Sac. No. 1162.
September 16, 1905.
APPEAL from an order of the Superior Court of Lassen County denying a new trial. F.A. Kelley, Judge.
The facts are stated in the opinion of the court.
W.W. Boardman, for Appellants.
N.J. Barry, for Respondent.
This is an appeal by defendants from an order denying their motion for a new trial in the same action in which the judgment has been this day affirmed. (Vestal v. Young, ante, p. 715 [ 82 P. 381].)
Several of the points made upon this appeal, — viz., (1) the motion to dismiss the action made before the trial should have been granted; (2) the demurrer to the amended complaint should have been sustained; (3) the findings of the court are without the issues made by the pleadings, and (4) the findings do not support the judgment, — were available only on the appeal from the judgment, and cannot be considered on the appeal from the order denying a new trial. They were in fact considered and disposed of on the appeal from the judgment.
1. It is contended that the evidence was insufficient to support certain findings of the court, but a careful consideration thereof discloses no particular wherein it was insufficient to support the findings substantially stated in the opinion on the appeal from the judgment, and, as there shown, the findings warranted the judgment.
Much reliance appears to be placed upon the fact that it was not shown that there was any appreciable value to the land appropriated for the ditch. This is entirely immaterial. It was plaintiff's land, however poor it might be, and the fact that it apparently has no great present value will not justify one who has no legal right thereto in appropriating the same. Plaintiff has the right to use it for any purpose that he may see fit, and anything that deprives him of the free and unobstructed use thereof is an invasion of his rights, against which the law will protect him. Here, an injunction against the maintenance of the ditch by defendants is the only adequate means of preventing the acquirement by prescription by defendants of an absolute right to the use of said land for their purposes.
There was sufficient evidence to support the conclusion that the ditch was constructed upon an entirely different line from that occupied by the flume, and from one to twenty feet distant therefrom.
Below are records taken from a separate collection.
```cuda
int crfr_tc_wgrad_raw(const TcWgrad& g, cudaStream_t st) {
  CRFR_CHECK_ARG(((uintptr_t)g.x & 15) == 0 && ((uintptr_t)g.dy & 15) == 0 && (g.x_ld & 7) == 0 && (g.dy_ld & 7) == 0,
                 "tc_wgrad: pointers must be 16B aligned and ld a multiple of 8");
  CRFR_CHECK_ARG(g.cin % 64 == 0 && g.cout % 64 == 0, "tc_wgrad: channels must be multiples of 64");
  Tiling t;
  if (!make_tiling(g.n, g.h, g.w, &t)) {
    crfr_set_error("tc_wgrad: unsupported spatial size %dx%d", g.h, g.w);
    return CRFR_EUNSUPPORTED;
  }
  CUtensorMap tmX, tmDY;
  CRFR_TRY(make_act_map(&tmX, g.x, g.n, g.h, g.w, g.cin, g.x_ld, t.bw, t.bh, t.bn));
  CRFR_TRY(make_act_map(&tmDY, g.dy, g.n, g.h, g.w, g.cout, g.dy_ld, t.bw, t.bh, t.bn));
  WgradParams p;
  p.n = g.n; p.h = g.h; p.w = g.w;
  p.bw = t.bw; p.bh = t.bh; p.bn = t.bn; p.tiles_x = t.tiles_x; p.tiles_y = t.tiles_y;
  p.total_tiles = t.tiles_x * t.tiles_y * t.tiles_n;
  p.cin = g.cin; p.cout = g.cout;
  p.rows = t.rows;
  const int tile_n = (g.cout % 128 == 0) ? 128 : 64;
  const int ctas_per_split = (g.taps3x3 ? 3 : 1) * (g.cout / tile_n) * (g.cin / 64);
  const int sms = conv_sm_count();
  int splits = (2 * sms) / ctas_per_split;
  if (splits < 1) splits = ctas_per_split <= sms ? sms / ctas_per_split : 1;
  if (splits > p.total_tiles) splits = p.total_tiles;
  if (splits < 1) splits = 1;
  const long long slice = (long long)(g.taps3x3 ? 9 : 1) * g.cin * g.cout;
  const long long fit = g.part ? (long long)(g.part_bytes / (sizeof(float) * (size_t)slice)) : 0;
  if (splits > fit) splits = fit > 1 ? (int)fit : 1;
  CRFR_CHECK_ARG(splits == 1 || ((uintptr_t)g.part & 15) == 0, "tc_wgrad: partial buffer must be 16B aligned");
  p.G = splits > 1 ? g.part : g.G;
  CRFR_TRY(launch_wgrad_any(g, t, tmX, tmDY, p, splits, st));
  if (splits > 1) {
    wgrad_split_sum_kernel<<<crfr_cdiv(slice / 4, 256), 256, 0, st>>>((const float4*)g.part, splits, slice / 4, (float4*)g.G);
    CRFR_COUNT_LAUNCH();
    CRFR_LAUNCH_CHECK();
  }
  return CRFR_OK;
}

size_t crfr_tc_wgrad_part_bytes() {
  return sizeof(float) * (size_t)2 * conv_sm_count() * 3 * 64 * 128 + 256;
}

int crfr_tc_supported(int op, int h, int w, int cin, int cout, int k, int stride, int pad) {
  if (k != 3 || stride != 1 || pad != 1) return 0;
  if (cin % 64 || cout % 64) return 0;
  const int nout = (op == 1) ? cin : cout;
  if (op == 2) {
    if (cout != 64 && cout % 128 != 0) return 0;
    return spatial_ok(h, w, true) ? 1 : 0;
  }
  if (pick_tile_n(nout) == 0) return 0;
  return spatial_ok(h, w, false) ? 1 : 0;
}

size_t crfr_tc_workspace_bytes(const crfr_conv_desc* d) {
  size_t wg = sizeof(float) * (size_t)d->k * d->k * d->cin * d->cout + 256 + crfr_tc_wgrad_part_bytes();
  {
    Tiling t;
    if (make_tiling(d->n, d->oh, d->ow, &t)) {
      const size_t sp = sizeof(float) * (size_t)d->n * t.tiles_x * t.tiles_y * 4 * 2 * d->cout + 256;
      if (sp > wg) wg = sp;
    }
  }
  if (crfr_rowconv_supported(d->h, d->w, d->cin, d->cout, d->k, d->stride, d->pad)) {
    const size_t rc = crfr_rowconv_ws_bytes(d->n, d->h);
    if (rc > wg) wg = rc;
    const size_t rw = crfr_rowwgrad_ws_bytes(d->n, d->h);
    if (rw > wg) wg = rw;
  }
  return wg;
}

int crfr_tc_conv(const crfr_conv_desc* d, int dgrad, const void* src, const void* w_packed, const float* bias,
                 void* dst, float* stats, float eps, void* ws, size_t ws_bytes, cudaStream_t st, int batch_stats) {
  if (!batch_stats && crfr_rowconv_supported(d->h, d->w, d->cin, d->cout, d->k, d->stride, d->pad)) {
    return crfr_rowconv(src, dgrad ? d->out_ld : d->in_ld, d->n, d->h, w_packed, dgrad, bias, dst,
                        dgrad ? d->in_ld : d->out_ld, dgrad ? nullptr : stats, eps, ws, ws_bytes, st);
  }
  TcGemm g;
  g.src = src; g.n = d->n; g.h = d->h; g.w = d->w;
  g.k_total = dgrad ? d->cout : d->cin;
  g.src_ld = dgrad ? d->out_ld : d->in_ld;
  g.wt = w_packed; g.ksize = d->k; g.pad = d->pad; g.sign = dgrad ? -1 : 1;
  g.n_total = dgrad ? d->cin : d->cout;
  g.tile_n = g.n_total <= 256 ? g.n_total : 0;
// ... 43 lines not shown
```

Before: 3450.

## Skip zero K-steps in subpixel deconv, add s4 col2im, rework split-sum

Adds a list of nonzero (tap, phase) K-steps so the subpixel deconvolution GEMM only iterates over the 49 nonzero weight blocks instead of all 144. It also adds a specialized shared-memory col2im kernel for 7x7 stride-4 dgrad with 3 output channels, replacing the generic col2im_small path. The wgrad split-sum kernel is rewritten to use scalar loads with batched independent loads across splits and smaller blocks for more memory-level parallelism. The step list is passed by value in the kernel parameters, which enlarges the parameter block.

```diff
diff --git a/cross-resolution-face-recognition_b200/csrc/internal.h b/cross-resolution-face-recognition_b200/csrc/internal.h
--- a/cross-resolution-face-recognition_b200/csrc/internal.h
+++ b/cross-resolution-face-recognition_b200/csrc/internal.h
@@ -94,6 +94,7 @@
   const float* bias;
   float* stat_ws = nullptr; size_t stat_ws_bytes = 0; int* stat_slots = nullptr;
   int stat_batch = 0;
+  const unsigned char* steps = nullptr; int nsteps = 0;
 };
 int crfr_tc_gemm(const TcGemm& g, cudaStream_t st);
 struct TcWgrad {
diff --git a/cross-resolution-face-recognition_b200/csrc/lowered_conv.cu b/cross-resolution-face-recognition_b200/csrc/lowered_conv.cu
--- a/cross-resolution-face-recognition_b200/csrc/lowered_conv.cu
+++ b/cross-resolution-face-recognition_b200/csrc/lowered_conv.cu
@@ -206,6 +206,59 @@
     for (int c = 0; c < 4; ++c)
       if (c < y_ld) y[i * y_ld + c] = __float2bfloat16_rn(c < C ? acc[c] : 0.f);
     for (int c = 4; c < y_ld; ++c) y[i * y_ld + c] = __float2bfloat16_rn(0.f);
+  }
+}
+
+constexpr int kS4Lo = 64, kS4Hi = 89;
+__global__ void __launch_bounds__(512)
+col2im7_s4_kernel(const float* __restrict__ dP, int ld, int sh, int sw, bf16* __restrict__ y, int y_ld) {
+  extern __shared__ float s4[];
+  float* lo = s4;
+  float* hi = s4 + sw * kS4Lo;
+  const int a = blockIdx.x % sh;
+  const long long n = blockIdx.x / sh;
+  const float4* rhi = reinterpret_cast<const float4*>(dP + ((n * sh + a) * sw) * (long long)ld);
+  for (int i = threadIdx.x; i < sw * 22; i += blockDim.x) {
+    const int sx = i / 22, j = i - sx * 22;
+    const float4 v = rhi[(sx * ld >> 2) + 15 + j];
+    float* t = hi + sx * kS4Hi + 4 * j;
+    t[0] = v.x; t[1] = v.y; t[2] = v.z; t[3] = v.w;
+  }
+  const bool has_lo = a + 1 < sh;
+  if (has_lo) {
+    const float4* rlo = rhi + (sw * ld >> 2);
+    for (int i = threadIdx.x; i < sw * 16; i += blockDim.x) {
+      const int sx = i >> 4, j = i & 15;
+      reinterpret_cast<float4*>(lo + sx * kS4Lo)[j] = rlo[(sx * ld >> 2) + j];
+    }
+  }
+  __syncthreads();
+  const int w = 4 * sw;
+  for (int i = threadIdx.x; i < 4 * w; i += blockDim.x) {
+    const int r = i / w, X = i - r * w, b = X >> 2, s = X & 3;
+    float acc[3] = {0.f, 0.f, 0.f};
+#pragma unroll
+    for (int hy = 0; hy < 2; ++hy) {
+      if (hy == 0 && (r == 0 || !has_lo)) continue;
+      const float* rowp = hy == 0 ? lo : hi;
+      const int ldr = hy == 0 ? kS4Lo : kS4Hi, off = hy == 0 ? 0 : 60;
+      const int ky = hy == 0 ? r - 1 : r + 3;
+#pragma unroll
+      for (int hx = 0; hx < 2; ++hx) {
+        if (hx == 0 && (s == 0 || b + 1 >= sw)) continue;
+        const int sx = hx == 0 ? b + 1 : b, kx = hx == 0 ? s - 1 : s + 3;
+        const float* t = rowp + sx * ldr + (ky * 7 + kx) * 3 - off;
+#pragma unroll
+        for (int c = 0; c < 3; ++c) acc[c] += t[c];
+      }
+    }
+    const long long p = ((n * 4 * sh) + 4 * a + r) * (long long)w + X;
+    if (y_ld == 4) {
+      const __nv_bfloat162 c01 = __floats2bfloat162_rn(acc[0], acc[1]), c2z = __floats2bfloat162_rn(acc[2], 0.f);
+      *reinterpret_cast<uint2*>(y + p * 4) = make_uint2(*reinterpret_cast<const uint32_t*>(&c01), *reinterpret_cast<const uint32_t*>(&c2z));
+    } else {
+      for (int c = 0; c < y_ld; ++c) y[p * y_ld + c] = __float2bfloat16_rn(c < 3 ? acc[c] : 0.f);
+    }
   }
 }
 
@@ -269,6 +322,19 @@
   const int t9 = (dy + 1) * 3 + (dx + 1), ph = py * 4 + px;
   if (mode == 0) dst[((size_t)t9 * 1024 + ph * 64 + r) * 64 + s_] = src[i];
   else dst[((size_t)t9 * 64 + r) * 1024 + ph * 64 + s_] = src[i];
+}
+
+int deconv_nonzero_steps(unsigned char* steps) {
+  bool nz[9 * 16] = {};
+  for (int ky = 0; ky < 7; ++ky)
+    for (int kx = 0; kx < 7; ++kx) {
+      const int py = (ky + 2) & 3, dy = (py + 2 - ky) / 4, px = (kx + 2) & 3, dx = (px + 2 - kx) / 4;
+      nz[((dy + 1) * 3 + (dx + 1)) * 16 + py * 4 + px] = true;
+    }
+  int n = 0;
+  for (int i = 0; i < 9 * 16; ++i)
+    if (nz[i]) steps[n++] = (unsigned char)i;
+  return n;
 }
 
 __global__ void deconv_bias_kernel(const float* __restrict__ bias, float* __restrict__ big) {
@@ -592,6 +658,13 @@
     CRFR_CUDA(cudaMemcpyAsync(Wd, w_packed_t, (size_t)T * 3 * d->cout * 2, cudaMemcpyDeviceToDevice, st));
     TcGemm g{dy, d->n, d->oh, d->ow, d->cout, d->out_ld, Wd, 1, 0, 1, kp, kp == 192 ? 192 : 0, dP, kp, 1, nullptr};
     CRFR_TRY(crfr_tc_gemm(g, st));
+    if (d->k == 7 && d->stride == 4 && d->h == 4 * d->oh && d->w == 4 * d->ow && d->ow <= 64) {
+      col2im7_s4_kernel<<<(unsigned)(d->n * d->oh), 512, (size_t)d->ow * (kS4Lo + kS4Hi) * sizeof(float), st>>>(
+          dP, kp, d->oh, d->ow, (bf16*)dx, d->in_ld);
+      CRFR_COUNT_LAUNCH();
+      CRFR_LAUNCH_CHECK();
+      return CRFR_OK;
+    }
     LAUNCH(col2im_small_kernel, ipix, st, dP, kp, 3, d->oh, d->ow, d->h, d->w, d->k, d->stride, d->pad, 1, nullptr, nullptr,
            (bf16*)dx, d->in_ld, ipix);
     return CRFR_OK;
@@ -616,6 +689,9 @@
     CRFR_CUDA(cudaMemsetAsync(Wbig, 0, (size_t)9 * 64 * 1024 * 2, st));
     LAUNCH(deconv_subpixel_pack_kernel, 49 * 64 * 64, st, (const bf16*)w_packed_t, Wbig, 1);
     TcGemm g{All, d->n, d->h, d->w, 1024, 1024, Wbig, 3, 1, -1, 64, 64, dx, d->in_ld, 0, nullptr};
+    unsigned char steps[49];
+    g.steps = steps;
+    g.nsteps = deconv_nonzero_steps(steps);
     return crfr_tc_gemm(g, st);
   }
   crfr_set_error("lowered dgrad: no recipe for this shape");
diff --git a/cross-resolution-face-recognition_b200/csrc/tc_conv.cu b/cross-resolution-face-recognition_b200/csrc/tc_conv.cu
--- a/cross-resolution-face-recognition_b200/csrc/tc_conv.cu
+++ b/cross-resolution-face-recognition_b200/csrc/tc_conv.cu
@@ -49,6 +49,7 @@
   return t->rows <= 128 && t->rows >= 1;
 }
 
+constexpr int kMaxListedSteps = 160;
 struct ConvParams {
   int n, h, w;
   int kchunks, ksize, ntaps, pad, sign;
@@ -61,6 +62,8 @@
   const float* bias;
   float* partial;
   int slots, gpt;
+  int nsteps;
+  unsigned char steps[kMaxListedSteps];
 };
 
 constexpr int kConvThreads = 192;
@@ -123,7 +126,7 @@
   tc_fence_after();
   const uint32_t tmem = *tmem_slot;
 
-  const int iters = R ? 3 : p.ntaps * p.kchunks;
+  const int iters = R ? 3 : (p.nsteps ? p.nsteps : p.ntaps * p.kchunks);
   const uint32_t a_bytes = (uint32_t)p.rows * 128u;
   const int ncol0 = blockIdx.y * N;
   const int my_tiles = (int)blockIdx.x < p.total_tiles ? (p.total_tiles - (int)blockIdx.x + (int)gridDim.x - 1) / (int)gridDim.x : 0;
@@ -157,7 +160,8 @@
           }
           continue;
         }
-        const int tap = it / p.kchunks, kc = it - tap * p.kchunks;
+        const int code = p.nsteps ? (int)p.steps[it] : it;
+        const int tap = code / p.kchunks, kc = code - tap * p.kchunks;
         const int ky = tap / p.ksize, kx = tap - ky * p.ksize;
         if (leader) {
           mbar_expect_tx(&full[s], (has2 ? 2u : 1u) * a_bytes + (uint32_t)Cfg::kBTileBytes);
@@ -528,14 +532,22 @@
   }
 }
 
-__global__ void wgrad_split_sum_kernel(const float4* __restrict__ part, int splits, long long slice4, float4* __restrict__ G) {
+constexpr int kSplitSumThreads = 64, kSplitSumBatch = 16;
+__global__ void __launch_bounds__(kSplitSumThreads)
+wgrad_split_sum_kernel(const float* __restrict__ part, int splits, long long slice, float* __restrict__ G) {
   const long long i = (long long)blockIdx.x * blockDim.x + threadIdx.x;
-  if (i >= slice4) return;
-  float4 s = part[i];
-  for (int k = 1; k < splits; ++k) {
-    const float4 v = part[k * slice4 + i];
-    s.x += v.x; s.y += v.y; s.z += v.z; s.w += v.w;
-  }
+  if (i >= slice) return;
+  const float* src = part + i;
+  float s = src[0];
+  int k = 1;
+  for (; k + kSplitSumBatch <= splits; k += kSplitSumBatch) {
+    float v[kSplitSumBatch];
+#pragma unroll
+    for (int j = 0; j < kSplitSumBatch; ++j) v[j] = src[(long long)(k + j) * slice];
+#pragma unroll
+    for (int j = 0; j < kSplitSumBatch; ++j) s += v[j];
+  }
+  for (; k < splits; ++k) s += src[(long long)k * slice];
   G[i] = s;
 }
 
@@ -608,6 +620,13 @@
   const int tiles = t.tiles_x * t.tiles_y * t.tiles_n;
   p.total_tiles = tiles;
   p.partial = nullptr; p.slots = 0; p.gpt = 0;
+  CRFR_CHECK_ARG(g.nsteps >= 0 && g.nsteps <= kMaxListedSteps && g.nsteps <= T * p.kchunks && (g.nsteps == 0 || g.steps),
+                 "tc_gemm: %d listed K steps", g.nsteps);
+  p.nsteps = g.nsteps;
+  for (int i = 0; i < g.nsteps; ++i) {
+    CRFR_CHECK_ARG(g.steps[i] < T * p.kchunks, "tc_gemm: listed K step %d out of range", (int)g.steps[i]);
+    p.steps[i] = g.steps[i];
+  }
   if (g.stat_slots) *g.stat_slots = 0;
   int batch_ctas = conv_sm_count() / (g.n_total / tile_n);
   if (batch_ctas > tiles) batch_ctas = tiles;
@@ -631,7 +650,7 @@
   switch (tile_n) {
     case 32: return launch_conv<32>(tmA, tmB, tmY, p, tiles, st);
     case 64:
-      if (p.ksize == 3 && p.pad == 1 && p.kchunks == 1 && p.bn == 1 && (p.bw & 7) == 0 && (p.bh + 2) * p.bw <= 256) {
+      if (p.ksize == 3 && p.pad == 1 && p.kchunks == 1 && !p.nsteps && p.bn == 1 && (p.bw & 7) == 0 && (p.bh + 2) * p.bw <= 256) {
         CUtensorMap tmA2;
         CRFR_TRY(make_act_map(&tmA2, g.src, g.n, g.h, g.w, g.k_total, g.src_ld, t.bw, t.bh + 2, 1));
         return launch_conv<64, 1>(tmA2, tmB, tmY, p, tiles, st);
@@ -701,7 +720,7 @@
   p.G = splits > 1 ? g.part : g.G;
   CRFR_TRY(launch_wgrad_any(g, t, tmX, tmDY, p, splits, st));
   if (splits > 1) {
-    wgrad_split_sum_kernel<<<crfr_cdiv(slice / 4, 256), 256, 0, st>>>((const float4*)g.part, splits, slice / 4, (float4*)g.G);
+    wgrad_split_sum_kernel<<<crfr_cdiv(slice, kSplitSumThreads), kSplitSumThreads, 0, st>>>(g.part, splits, slice, g.G);
     CRFR_COUNT_LAUNCH();
     CRFR_LAUNCH_CHECK();
   }
```

New measurement: 3482 (median of 6 runs). About the same (+0.9%).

It cannot be successfully contended that this was not a material difference. It subjected to defendants' use land of plaintiff that was not properly subject thereto.
There can of course be nothing in the contention that, because defendants acquired their right of way over public unoccupied lands of the United States, they have the right as against one acquiring the land from the government subject to their easement, to change the location thereof upon his land. He took his land subject only to the right of way as thus located. (See McGuire v. Brown, 106 Cal. 660, [39 P. 1060].)
2. Certain errors are alleged in regard to the admission of evidence over the objection of defendants. The evidence so admitted was of such a nature that if it be assumed that the trial court erred in each ruling assigned, it still remains that the conclusion of the court upon the issues material to the judgment could not have been affected by the evidence.
The court did not err in refusing to admit testimony on the part of defendants, in respect to the construction of their ditch on the land of Bolar. What defendants had done on other land than that of plaintiff could not affect the determination of the issues between plaintiff and defendants.
3. What has already been said here, and in the opinion on the appeal from the judgment, disposes of all points made under the contention that the motion for a nonsuit should have been granted.
The order denying a new trial is affirmed.
Shaw, J., and Van Dyke, J., concurred.